Aussie Pilley the star as champions fall at PSA World Series finals

Aussie Pilley the star as champions fall at PSA World Series finals

DUBAI – Australian Cameron Pilley led a series of shocks at the season-ending PSA World Series finals on Friday as world number one Mohamed Elshorbagy ended his tremendous season with a defeat.

Cameron Pilley of Australia (R) plays a forehand to Mohamed El Shorbagy of Egypt during their semi-final match of the Dubai PSA World Series Finals squash tournament in Dubai on May 27, 2016

World champion Nour El Sherbini lost to Laura Massaro and Nicol David lost her grip on a trophy she has held for four years as Raneem El Welily, who lost her world number one ranking not long ago, sealed the chance to claim the biggest title of her career.

But Pilley was the big story as he became the most surprising finalist for many years.

The 33-year-old Australian has never yet made the world’s top ten, let alone qualified for the eight-man World Series finals before, but after upsetting all odds with an 11-9, 11-5 win over Elshorbagy he has become the first Aussie to reach the final of the tour’s flagship event for a decade.

Elshorbagy was devastated after his totally unexpected defeat. Pilley kept the ball magnetically tight along the backhand wall and continually frustrated Elshorbagy’s attacking ambitions.

In the second game Elshorbagy looked jaded and seemed to feel the pressure, increasingly arguing against refereeing decisions. Once he was ordered to get on with the match but afterwards he was generous with his praise.

“Cameron barely got into these World Series finals but he didn’t come to make up the numbers,” Elshorbagy said. “He beat seeds, he deserved to win, and now he has a chance to win the title.”

On Saturday. Pilley will attempt to emulate the achievement of his compatriot, Anthony Ricketts, who won this title a decade ago.

But against Gregory Gaultier, the world champion from France, who looks completely revived after a lengthy ankle injury and who despatched the game’s fastest mover, Miguel Angel Rodriguez 11-7, 11-7, that will be very difficult.

The most emotional of all the winners and losers came from the semi-final in which David played her way intelligently to a 5-2 lead in the final game but still found a tiring Welily skilful enough to push through to an 11-5, 8-11, 11-8 victory — a reversal of a world final result.

The match points which David saved in the 2014 final in Welily’s home city of Cairo will live long in the memory, but now hers was the agonising defeat as a title she has held for four years slipped away.

– Positive effort –

It was nevertheless a positive effort by one of the sport’s legends, who adapted well enough to the combination of the lower tin and the shorter format here to come near to beating one of the tour’s most talented stroke makers.

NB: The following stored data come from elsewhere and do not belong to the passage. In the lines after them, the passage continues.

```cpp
int do_backward(smg_engine* e, const smg_net* net, const float* dq, hipStream_t st, int phases, bool elem_head) {
    if (!e->have_fwd) return fail(-22, "smg_backward without a preceding smg_forward");
    if (!net->grads) return fail(-22, "net.grads is NULL");
    if (phases == 2 && !e->bw_phase0_done)
        return fail(-22, "smg_backward_phase(1) must follow smg_backward_phase(0) of the same forward");
    if ((phases & 1) && e->bw_phase0_done)
        return fail(-22, "smg_backward / smg_backward_phase(0) while the second half of a two-phase backward is still due (run phase 1 or a new forward)");
    const Layout& L = *e->L;
    const TrunkRef& T = L.trunk[e->f_trunk];
    const HeadRef& Hd = L.head[e->f_head];
    const int NS = e->f_streams, NP = e->f_pairs;
    const float* P = net->params;
    float* Gr = net->grads;
    const Plane p4 = e->p_blk[3];
    const bool ph_a = phases & 1, ph_b = phases & 2;
    if (ph_a) {
        for (int r = 0; r < kStatRep; ++r) HIP_OK(hipMemsetAsync(e->bstat + (size_t)r * kStatRepStride, 0, 2 * e->bstat_span * sizeof(double), st));
    }
    const bool split16 = e->prec == 0 && kSplitOp == 3;
    if (ph_a && split16) HIP_OK(hipMemsetAsync(e->gamax, 0, (size_t)e->gamax_words * sizeof(unsigned), st));
    const hipStream_t s2 = (e->prof || e->serialize) ? st : e->side;
    auto fork = [&](hipEvent_t ev) -> int {
        HIP_OK(hipEventRecord(ev, st));
// ... 96 lines not shown
        return LayerBuf{e->GS[r % kRing], e->D2[r % kRing], e->D2S[r % kRing], r};
    };
    auto fused_gsrc = [&](int b, const DenseLayerRef& d) {
        const int Ct = kBlockCtot[b];
        GradSrc g{};
        g.g = el(e, e->G[b], d.cin); g.ldg = Ct; g.x = el(e, e->X[b], d.cin); g.ldx = Ct;
        g.xsum = fsum(e, e->st_X[b]) + d.cin; g.xsq = fsq(e, e->st_X[b]) + d.cin;
        g.s1 = b1(e, e->st_X[b]) + d.cin; g.s2 = b2(e, e->st_X[b]) + d.cin; g.sstride = Ct; g.eps = kEps;
        return g;
    };
    auto issue_wgrads = [&](int b, int i) -> int {
        const Plane pl = e->p_blk[b];
        const int Ct = kBlockCtot[b];
        const DenseLayerRef& d = T.layers[b][i];
        float* bt = el(e, e->Bt, e->bt_off[b][i]);
        const LayerBuf lb = buf_of(b, i);
        const WgradPlan w = plan_layer_wgrads(pl, d.cin, NS, e->prec, split16, e->deterministic, e->part_floats, e->generic3x3, e->generic_w1);
        GradSrc gsrc{};
        if (gs_on_side(pl)) launch_gs_apply(b, i, s2, lb.GS);
        if (gs_materialised) { gsrc.g = lb.GS; gsrc.ldg = kGrowth; gsrc.amax = gamax_of(e, b, i, 0); }
        else gsrc = fused_gsrc(b, d);
        if (!e->generic3x3) {
            const PartialTiles::Slot at = tiles.place_halo3x3(w.w3.groups);
            if (at.refused) return fail(-12, tiles.refusal());
            launch_reduce2(e, s2, at.first);
            Halo3x3WgradArgs a;
            a.g = gsrc; a.pl = pl; a.src = bt; a.C = kBottleneck;
            a.bt = bn_table(e, e->sb_tab[b][i], e->max_streams, 0, kBottleneck, P + d.n2.w, P + d.n2.b);
            a.asc = asc_n2(e, b, i);
            a.tiles_x = w.w3.tiles_x; a.n_tiles = w.w3.n_tiles; a.tiles_per_wg = w.w3.tiles_per_wg;
            a.part = part_at(e, at);
            a.groups = w.w3.groups; a.streams = NS;
            const double flops = 2.0 * NS * pl.HW * 9 * kBottleneck * kGrowth, bytes = ESZ(e) * NS * pl.HW * (kGrowth + kBottleneck);
            if (w.w3.ts == 16) {
                PREC_DISPATCH(e, launch_kernel(e, conv3x3_halo_wgrad_kernel<16, PREC>, dim3(w.w3_grid), dim3(256), HaloWgradSGeo<16, PREC>::smem_bytes(), s2,
                                               K_W3, flops, bytes, false, a));
            } else {
                PREC_DISPATCH(e, launch_kernel(e, conv3x3_halo_wgrad_kernel<8, PREC>, dim3(w.w3_grid), dim3(256), HaloWgradSGeo<8, PREC>::smem_bytes(), s2,
                                               K_W3, flops, bytes, false, a));
            }
            launch_reduce2(e, s2, tiles.launched(at, reduce_tap_inner(a.part, w.w3.groups * NS, Gr + d.c2.w)));
        } else {
            int chunk, cps;
            pick_chunk(pl, NS, 9, chunk, cps);
            BwdWeightP<CfgW32x128, W_THREE, C_3x3, kPdWgrad, false> p{};
            p.gbuf = lb.GS; p.ldg = kGrowth; p.gcoff = 0; p.xbuf = nullptr; p.pa = pl; p.MA = kGrowth;
            p.bbuf = bt; p.ldb = kBottleneck; p.pb = pl; p.NB = kBottleneck;
            p.bsum = fsum(e, e->st_Bt[b][i]); p.bsq = fsq(e, e->st_Bt[b][i]); p.bstride = kBottleneck;
            p.bgamma = P + d.n2.w; p.bbeta = P + d.n2.b; p.eps = kEps;
            p.chunk = chunk; p.chunks_per_stream = cps; p.n_chunks = NS * cps;
            p.dw = Gr + d.c2.w; p.ldw_out = kBottleneck * 9;
            const dim3 grid(1, 1, 9 * NS * cps);
            if (int rc = launch_wgrad(e, s2, p, grid, K_W3, 2.0 * NS * pl.HW * 9 * kBottleneck * kGrowth,
                                      ESZ(e) * NS * pl.HW * (kGrowth + kBottleneck), 9, C_3x3, tiles, tiles.place_alone(wgrad_partial_floats(p, grid)))) return rc;
        }
        if (w.w1_ws) {
            using G = WswGeo;
            static_assert(G::BN == kW1WsTileN, "plan_layer_wgrads counts this kernel's column tiles");
            Wgrad1x1WsArgs a{};
            a.d2 = reinterpret_cast<const u32x4*>(lb.D2); a.binv = lb.D2S; a.x = e->X[b]; a.ldb = Ct; a.pl = pl; a.NB = d.cin;
            a.btab = stat_table(e, e->sx_tab[b], e->max_streams, Ct); a.bgamma = P + d.n1.w; a.bbeta = P + d.n1.b; a.basc = asc_n1(e, b, i);
            a.chunk = w.chunk; a.chunks_per_stream = w.cps; a.n_chunks = NS * w.cps;
            a.dw = Gr + d.c1.w; a.ldw_out = d.cin; a.ldp = w.nt * G::BN;
            const PartialTiles::Slot at = tiles.place_behind3x3((int64_t)a.n_chunks * G::BM * a.ldp);
            launch_reduce2(e, s2, at.first);
            if (at.refused) return fail(-12, tiles.refusal());
            a.part = part_at(e, at);
            a.tm = TileMap{a.n_chunks, w.nt, 0};
            launch_kernel(e, conv1x1_wgrad_ws_kernel, dim3(tile_grid(a.tm)), dim3(512), G::smem_bytes(w.chunk), s2, K_W1,
                          2.0 * NS * pl.HW * d.cin * kBottleneck, 4.0 * NS * pl.HW * (kBottleneck + d.cin), false, a);
            ReduceArgs red1{};
            if (a.part) red1 = reduce_chunk_major(a.part, a.n_chunks, 1, G::BM, d.cin, G::BM, a.ldp, a.dw, d.cin, C_IDENT);
            launch_reduce2(e, s2, tiles.launched(at, red1));
        } else {
            using Cfg = CfgW128x64;
            static_assert(Cfg::BN == kW1TileN, "plan_layer_wgrads counts this kernel's column tiles");
            auto go = [&](auto ptag) -> int {
                BwdWeightP<MC<Cfg, decltype(ptag)::value>, W_ONE, C_IDENT, kPdWgrad, false, decltype(ptag)::value> p{};
                p.gbuf = lb.D2; p.ldg = kBottleneck; p.gcoff = 0; p.xbuf = nullptr; p.pa = pl; p.MA = kBottleneck; p.binv = lb.D2S; p.basc = asc_n1(e, b, i);
                p.bbuf = e->X[b]; p.ldb = Ct; p.pb = pl; p.NB = d.cin;
                p.bsum = fsum(e, e->st_X[b]); p.bsq = fsq(e, e->st_X[b]); p.bstride = Ct; p.btab = stat_table(e, e->sx_tab[b], e->max_streams, Ct);
                p.bgamma = P + d.n1.w; p.bbeta = P + d.n1.b; p.eps = kEps;
                p.chunk = w.chunk; p.chunks_per_stream = w.cps; p.n_chunks = NS * w.cps;
                p.dw = Gr + d.c1.w; p.ldw_out = d.cin;
                const dim3 grid(1, w.nt, NS * w.cps);
                return launch_wgrad(e, s2, p, grid, K_W1, 2.0 * NS * pl.HW * d.cin * kBottleneck,
                                    ESZ(e) * NS * pl.HW * (kBottleneck + d.cin), 1, C_IDENT, tiles, tiles.place_behind3x3(wgrad_partial_floats(p, grid)));
            };
            PREC_DISPATCH(e, if (int rc = go(PTAG)) return rc);
        }
        return 0;
    };
    auto debug_stop = [&]() -> int {
        launch_reduce2(e, s2, tiles.drain());
        HIP_OK(hipEventRecord(e->ev_end, s2));
        HIP_OK(hipStreamWaitEvent(st, e->ev_end, 0));
        if (int rc = walk_status(e)) return rc;
        e->have_fwd = false; e->bw_phase0_done = false; e->prof_stage = -1;
        return 0;
    };
    const bool pooled_tail = e->prec == 0 && e->f_stem1 && !e->stem_plane_tail && (NS > 4 || e->deterministic);
    for (int b = ph_a ? 3 : 0; b >= (ph_b ? 0 : 1); --b) {
        e->prof_stage = b;
        const Plane pl = e->p_blk[b];
        const int Ct = kBlockCtot[b];
        if (e->dbg_stop == b * 100 + 50) return debug_stop();
        if (b == 0 && pooled_tail) {
            StemMomArgs a;
            a.img = e->img4; a.pi = e->p_img; a.ps = e->p_stem; a.part = e->mom_part;
            a.tiles_x = stem_mom_tiles_x(e->p_stem); a.n_tiles = stem_mom_tiles(e->p_stem); a.tiles_per_wg = kMomTilesPerWg;
            if (fork(e->ev_misc)) return -5;
            e->prof_stage = -1;
            launch_kernel(e, stem_moments_kernel, dim3(e->mom_groups, NS), dim3(256), 0, s2, K_OTHER, 0, 0, false, a);
            launch_kernel(e, stem_moments_sum_kernel, dim3((kMomOut + 255) / 256, NS), dim3(256), 0, s2, K_OTHER, 0, 0, false,
                          (const float*)e->mom_part, e->mom_groups, e->mom);
            e->prof_stage = b;
        }
        for (int i = (int)T.layers[b].size() - 1; i >= 0; --i) {
            const DenseLayerRef& d = T.layers[b][i];
            float* bt = el(e, e->Bt, e->bt_off[b][i]);
// ... 262 lines not shown
```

“I can feel her (David’s) game has changed,” Welily acknowledged. “She was also definitely very keen to win today –- she was giving out the vibes, but I wanted to win too and I am glad they didn’t intimidate me.”

The Egyptian was importantly helped by a lucky back wall nick at 9-8, which made the ball roll dead. She had made her luck though by responding boldly to the momentum which David generated, and she had also eked out her energy well.

“I just needed to lengthen the rallies a bit more,” said David, who bravely claimed to have been pleased with her performance whilst looking devastated by the result.

Despite being world champion, Sherbini had always looked vulnerable.

“I know what it is like to win the world title, and how hard it is to keep the training going, so I am sure that Nour hasn’t been hitting the ball much,” said Massaro after beating the 20-year-old Egyptian 12-10, 11-6.

“I’m pleased that I kept my intensity high, and I also reminded myself to make a push to finish it off. I shall try to do the same tomorrow.”

The last time the Englishwoman played against Welily she won, and this time the Egyptian will be the one seeking revenge. The vibes will be different.